# Rabbit Chasing



## R&R Farm (Jun 12, 2008)

My Anatolian pup will chase rabbits out of the pasture. I think I read somewhere that you shouldn't let them but I'm glad she does. She keeps them away from the wife's garden area. I don't really see where there could be a problem but am looking for advice to maybe head off future problems. Any opinions?.....Mike


----------



## Fowler (Jul 8, 2008)

I dont have any advice...as I too am new to raising LGD's so I will wait to read the answer you get...Tee-Hee...However...my boys barked at a turtle ....not just any turlte I am sure it had Ninja Turtle skills and ties to al-queida ...why else would they bark at it for 30 min til it left the yard?


----------



## Bearfootfarm (Jul 13, 2006)

As long as they aren't chasing sheep, I see no problem.


----------



## mekasmom (Jan 19, 2010)

My pyrs will chase stray cats that get onto the property. They will kill them if they catch them. They also kill skunks (ick, ick, ick) possums, etc. They have never chased my rabbits in the colony nor the adult chickens. They were afraid of the geese we had. 

I currently have an anatolian/pry mix that I bought from a lady on these boards. She seems to be fine with all animals that live here,, but will chase and try to play with them. But she is a puppy. She barks at stray cats which is fine. 

The first anatolian/akbash we had was just not a good choice. He was just too protective/aggressive and had prey drive. He killed chickens, rabbits, ducks, etc. And he was really too scary for my comfort around human strangers. He bit the vet, and acted really aggressive one day at their office, so I chose to have him put down. I was afraid he would hurt someone, and he was just too much of a liability for us. It was just too hard to control a 140lb dog that was determined to attack someone or something. He was good to us, but not to any strangers, and not good with animals.

My point in all this story is that it might just depend on the dog itself. I have never had a GP with lots of prey drive. But my first experience with an anatolian/akbash was not something I would want to repeat. It may have simply been the blood line he came from though.


----------



## wolffeathers (Dec 20, 2010)

I see no problems. They're job is to chase things that do not belong, if you're not raising the pup to guard pastured rabbits, then rabbits don't belong.

Just correct her if it ever elevates to chasing livestock.

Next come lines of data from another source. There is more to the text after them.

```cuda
template <int W>
struct Tl {
    static __device__ __forceinline__ float shfl(float v, int src) { return __shfl_sync(0xffffffffu, v, src, W); }
    static __device__ __forceinline__ int shfli(int v, int src) { return __shfl_sync(0xffffffffu, v, src, W); }
    static __device__ __forceinline__ V3 shfl3(V3 v, int src) { return mk3(shfl(v.x, src), shfl(v.y, src), shfl(v.z, src)); }
    static __device__ __forceinline__ S6 shfl6(S6 v, int src) { return mks(shfl3(v.a, src), shfl3(v.l, src)); }
};
__device__ __forceinline__ void ld12(const float* p, float* o) {
    const float4 a = reinterpret_cast<const float4*>(p)[0], b = reinterpret_cast<const float4*>(p)[1], c_ = reinterpret_cast<const float4*>(p)[2];
    o[0] = a.x; o[1] = a.y; o[2] = a.z; o[3] = a.w; o[4] = b.x; o[5] = b.y; o[6] = b.z; o[7] = b.w; o[8] = c_.x; o[9] = c_.y; o[10] = c_.z; o[11] = c_.w;
}
__device__ __forceinline__ void st12(float* p, const float* o) {
    reinterpret_cast<float4*>(p)[0] = make_float4(o[0], o[1], o[2], o[3]); reinterpret_cast<float4*>(p)[1] = make_float4(o[4], o[5], o[6], o[7]);
    reinterpret_cast<float4*>(p)[2] = make_float4(o[8], o[9], o[10], o[11]);
}
__device__ __forceinline__ float rcp_fast(float x) { float r; asm("rcp.approx.ftz.f32 %0, %1;" : "=f"(r) : "f"(x)); return r; }
__device__ __forceinline__ int wmax(int v) {
#pragma unroll
// ... 49 lines not shown
    return mkq(r.x * n, r.y * n, r.z * n, r.w * n);
}

enum LkSlot { kLC = 0 , kLM = 3,
              kLD = 4 , kLThr = 7,
              kLWd = 8 , kLInt = 14 , kLInt2 = 15 ,
              kLWb = 16 , kLFlg = 22 , kLTree = 23 ,
              kLAx = 24 , kLTl = 27,
              kLZr = 28 ,
              kLHe = 32 , kLKp = 35,
              kLKd = 36, kLLo = 37, kLHi = 38, kLChild = 39 ,
              kLDc = 40 , kLMc = 43 ,
              kLDyn = 44 , kLDChild = 45 ,
              kLkFloats = 48 };
__device__ __forceinline__ float4 ld4(const float* p) { return *reinterpret_cast<const float4*>(p); }
enum HdrSlot { kHLayout = 0, kHLvc = 24, kHGrav = 32 , kHh = 35, kHScale = 36, kHMu = 37, kHFdt = 38, kHDmax = 39 , kHdrFloats = 40 };
__device__ __forceinline__ float* step_smem() { extern __shared__ __align__(16) float dm_step_sm[]; return dm_step_sm; }

}

int dm_step_layout(int nl, int n, int chain_len, int maxrows, int W, StepLayout* L) {
    const int maxpts = maxrows / 3;
    int o = 0;
    L->nl = nl; L->n = n; L->chain_len = chain_len; L->maxrows = maxrows; L->maxpts = maxpts;
    L->oU = o; o += nl * 24;
    L->oR = o; o += nl * 12;
    L->oA = o;
    const int world = nl * 24, tri = maxrows * (maxrows + 1) / 2;
    L->oW = o; L->oV = o + nl * 12;
    L->oPp = o + world; L->oQ = L->oPp + maxpts * 4;
    const int pre = world + maxpts * 4 + 4 * 8;
// ... 863 lines not shown
    if (c.jtype == kJSpherical) jww = jvx * S0 + jvy * S1 + jvz * S2; else if (c.jtype == kJRevolute) jww = jvx * S0;
    S6 vel = mks(mk3(0, 0, 0), mk3(0, 0, 0));
    if (c.lane == 0) { const V3 bo = mk3(sB[7], sB[8], sB[9]); vel = mks(bo + jww, mk3(sB[10], sB[11], sB[12]) + cross(bo, cw)); }
#pragma unroll 1
    for (int lv = 1; lv <= c.maxlevel; ++lv) {
        const S6 pv = T::shfl6(vel, c.plane);
        if (c.level == lv) vel = mks(pv.a + jww, pv.l + cross(pv.a, cw));
    }
    if (c.act && want) {
        float* v = sV + c.lane * 12;
        v[0] = vel.a.x; v[1] = vel.a.y; v[2] = vel.a.z; v[3] = vel.l.x; v[4] = vel.l.y; v[5] = vel.l.z;
    }
    __syncwarp();
}

template <int W, bool TASK>
__global__ void __launch_bounds__(kStepMaxThreads, 1) dm_step_kernel(const DevModel* __restrict__ gm, DevState st, const double* __restrict__ frame_times,
                                                                       const float* __restrict__ frames, double dt, int n_updates, int sim_substeps, StepLayout LY) {
    using T = Tl<W>;
    extern __shared__ __align__(16) float sm[];
    const int tiles = blockDim.x / W;
    const int tile = threadIdx.x / W;
    const int lane = threadIdx.x % W;
    const int slot = blockIdx.x * tiles + tile;
    const int env = (W == 16 && st.order) ? st.order[slot] : slot;
    const DevModel& M = *gm;
    const int nl = LY.nl, CL = LY.chain_len;
    const bool act = lane < nl;
    const int li = act ? lane : nl - 1;

    float* LK = sm + kHdrFloats;
    unsigned char* CD = reinterpret_cast<unsigned char*>(LK + nl * kLkFloats);
    unsigned char* CH = CD + nl * nl;
    int* LYS = reinterpret_cast<int*>(sm + kHLayout);
    for (int j = threadIdx.x; j < nl; j += blockDim.x) {
        const DevLink& K = M.link[j];
        float* q = LK + j * kLkFloats;
        const int p = K.parent;
        for (int k = 0; k < 3; ++k) { q[kLC + k] = K.evec[k] + (p >= 0 ? M.link[p].dvec[k] : 0.f); q[kLD + k] = K.dvec[k]; q[kLAx + k] = K.axis[k]; }
        q[kLM] = K.mass;
// ... 39 lines not shown
        reinterpret_cast<int*>(q)[kLInt2] = (K.dof0 & 0xff) | ((K.last_depth & 0xff) << 8) | ((K.nchild & 0xff) << 16);
        for (int k = 0; k < 4; ++k) q[kLZr + k] = K.zrot[k];
        for (int k = 0; k < 3; ++k) q[kLHe + k] = K.he[k];
        q[kLThr] = K.break_thr; q[kLKp] = K.kp; q[kLKd] = K.kd; q[kLTl] = K.tlim; q[kLLo] = K.lim_lo; q[kLHi] = K.lim_hi;
        reinterpret_cast<int*>(q)[kLFlg] = (K.shape & 0xff) | ((K.fall_contact & 0xff) << 8) | ((K.has_limit & 0xff) << 16);
        reinterpret_cast<int*>(q)[kLTree] = (K.level & 0xff) | ((M.maxlevel & 0xff) << 8) | ((K.nchild & 0xff) << 16);
        reinterpret_cast<int*>(q)[kLChild] = (K.child[0] & 0xff) | ((K.child[1] & 0xff) << 8) | ((K.child[2] & 0xff) << 16) | ((K.child[3] & 0xff) << 24);
        for (int d = 0; d < CL; ++d) CH[j * CL + d] = M.chain_dof[j][d];
        for (int b = 0; b < nl; ++b) {
            int cnt = 0;
            const int lim = min(K.last_depth, M.link[b].last_depth);
            while (cnt <= lim && M.chain_dof[j][cnt] == M.chain_dof[b][cnt]) ++cnt;
            CD[j * nl + b] = static_cast<unsigned char>(cnt);
        }
    }
    if (threadIdx.x == blockDim.x - 1) {
        static_assert(sizeof(StepLayout) / sizeof(int) <= kHLvc, "StepLayout must fit the header slot");
        const int* src = reinterpret_cast<const int*>(&LY);
        for (int k = 0; k < static_cast<int>(sizeof(StepLayout) / sizeof(int)); ++k) LYS[k] = src[k];
        sm[kHGrav] = M.gravity[0]; sm[kHGrav + 1] = M.gravity[1]; sm[kHGrav + 2] = M.gravity[2];
        sm[kHh] = static_cast<float>(dt) / static_cast<float>(sim_substeps); sm[kHScale] = M.scale; sm[kHMu] = M.friction; sm[kHFdt] = static_cast<float>(dt);
    }
    if (threadIdx.x == 8) {
        int mx = 0;
        for (int j = 0; j < nl; ++j) { const DevLink& K = M.link[j]; if (K.parent >= 0 && !(K.ndof == 0 && K.nchild == 0 && M.link[K.parent].ndof > 0)) mx = max(mx, K.level - 1); }
        reinterpret_cast<int*>(sm)[kHDmax] = mx;
    }
    __syncthreads();

    float* E = sm + LY.hot_floats + tile * LY.env_floats;
    for (int k = lane * 4; k < LY.env_floats; k += W * 4) *reinterpret_cast<float4*>(E + k) = make_float4(0.f, 0.f, 0.f, 0.f);
    __syncwarp();
    float* sV = E + LY.oV; float* sG = E + LY.oG; float* sQ = E + LY.oQ; float* sLam = E + LY.oLam;
    const float* LKo = LK + li * kLkFloats;
    const int jtype = (reinterpret_cast<const int*>(LKo)[kLInt] >> 8) & 0xff, ndof = act ? ((reinterpret_cast<const int*>(LKo)[kLInt] >> 16) & 0xff) : 0;
    const int lflags = reinterpret_cast<const int*>(LKo)[kLFlg];
    const bool fall_contact = ((lflags >> 8) & 0xff) != 0, has_limit = ((lflags >> 16) & 0xff) != 0;

    const int ss = sim_stride(nl);
    float* sim = st.sim + static_cast<size_t>(env) * ss;
    double* tm = st.time + static_cast<size_t>(env) * kTimeDoubles;
    int* fl = st.flags + static_cast<size_t>(env) * kFlagInts;
    float* mani = st.manifold + static_cast<size_t>(env) * nl * kManifoldFloats;
// ... 261 lines not shown
        PROF(2);
        if (lane == 0) {
            sB[0] += h * sB[10]; sB[1] += h * sB[11]; sB[2] += h * sB[12];
            const Q4 q = quat_integrate3(mk3(sB[7], sB[8], sB[9]), mkq(sB[3], sB[4], sB[5], sB[6]), true, h);
            sB[3] = q.x; sB[4] = q.y; sB[5] = q.z; sB[6] = q.w;
        }
        if (jtype == kJRevolute) jp.x += h * jv.x;
        else if (jtype == kJSpherical) { Q4 q = quat_integrate3(mk3(jv.x, jv.y, jv.z), mkq(jp.x, jp.y, jp.z, jp.w), false, h); jp = make_float4(q.x, q.y, q.z, q.w); }
        __syncwarp();
        need_kin = true;
        if (ph == sim_substeps) pending_flags = true;
        PROF(12);
    }
#ifdef DM_PROFILE
    __syncwarp();
    if ((threadIdx.x & 31) == 0 && st.prof) { unsigned int* o = st.prof + (blockIdx.x * (blockDim.x / 32) + threadIdx.x / 32) * kProfCounters; for (int k = 0; k < kProfCounters; ++k) o[k] = PRF[k]; }
#endif
}

const StepKernel kStepKernels[2][2] = {{dm_step_kernel<16, false>, dm_step_kernel<16, true>}, {dm_step_kernel<32, false>, dm_step_kernel<32, true>}};

constexpr int kEnvOrderItems = 4;
__global__ void __launch_bounds__(kEnvOrderThreads) dm_env_order_kernel(const int* __restrict__ load, int n_padded, int tiles, int W, int* __restrict__ order) {
    constexpr int kWarps = kEnvOrderThreads / 32, kCells = kEnvOrderItems * kWarps, kChunk = kEnvOrderItems * kEnvOrderThreads;
    constexpr int kParts = kEnvOrderThreads / kLoadBuckets, kPer = kCells / kParts;
    static_assert(kParts <= 32 && 32 % kParts == 0 && kCells % kParts == 0, "the scan of a bucket's cells runs inside one warp");
    __shared__ int base[kLoadBuckets];
    __shared__ int cnt[kLoadBuckets][kCells + 1];
    const int t = threadIdx.x, warp = t / 32, lane = t % 32;
    const unsigned lt = (1u << lane) - 1u;
    int b[kEnvOrderItems];
    auto load_chunk = [&](int c0) {
#pragma unroll
        for (int i = 0; i < kEnvOrderItems; ++i) { const int e = c0 + i * kEnvOrderThreads + t; b[i] = (e < n_padded) ? env_load_bucket(load[e]) : kLoadBuckets; }
    };
    auto count = [&](int bk) {
        const unsigned peers = __match_any_sync(0xffffffffu, bk);
        if (bk < kLoadBuckets && (peers & lt) == 0) atomicAdd(&base[bk], __popc(peers));
// ... 52 lines not shown
```

include/deepmimic_b200.h:

```cpp
#ifndef DEEPMIMIC_B200_H_
#define DEEPMIMIC_B200_H_
#include <stddef.h>
#include <stdint.h>
#ifdef __cplusplus
extern "C" {
#endif

typedef struct dm_handle dm_handle;

typedef struct dm_dims {
    int num_envs;
    int num_joints;
    int pose_dim;
    int num_dofs;
    int state_size;
    int goal_size;
    int action_size;
    int snapshot_size;
    int updates_per_action;
    int num_update_substeps;
    double motion_duration;
    int amp_obs_size;
} dm_dims;
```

I imagine that back in the day, LGDs were pretty much left to fend for themselves after whatever scraps they got from the shepherds. A wild rabbit would probably be fine snack for a hardworking LGD.


----------



## Goatress (Feb 4, 2011)

I agree with wolffeathers. Mine have chased skunks and caught them....don't go there, grin.... Anything is game if it does not live here and belong; they haven't bitten people but they've put them back and/or up on a porch till I got there, for sure. I keep tight handle on my dogs that is I am out there right quick if commotion starts to intervene if necessary. I think that is part of owning LGD, always potential for something, its up to us to maintain control as much as we can. But I'd say let them chase the dang flopears off and keep your garden growing. ;~)


----------



## westbrook (May 10, 2002)

what is the difference between a rabbit, weasel, rat, raccoon, wolf or coyots or neighbors dog?

answer...no difference! they are predators! ok, rabbits won't kill a chicken but it sure can do damage to a garden!!

if you decide later to raise rabbits, they are in cages.

now chasing outside a fence... the fence needs fixing as a dog needs...no, must be contained. The one thing you don't want is the dog to chase a coyote beyond the fence because the pack may be waiting.


----------



## R&R Farm (Jun 12, 2008)

Good points you all make. I can see where chasing beyond the fence would be a problem but so far she is content to get them gone. Fowler, funny story on the ninja turtle. I bet that was pretty amusing.


----------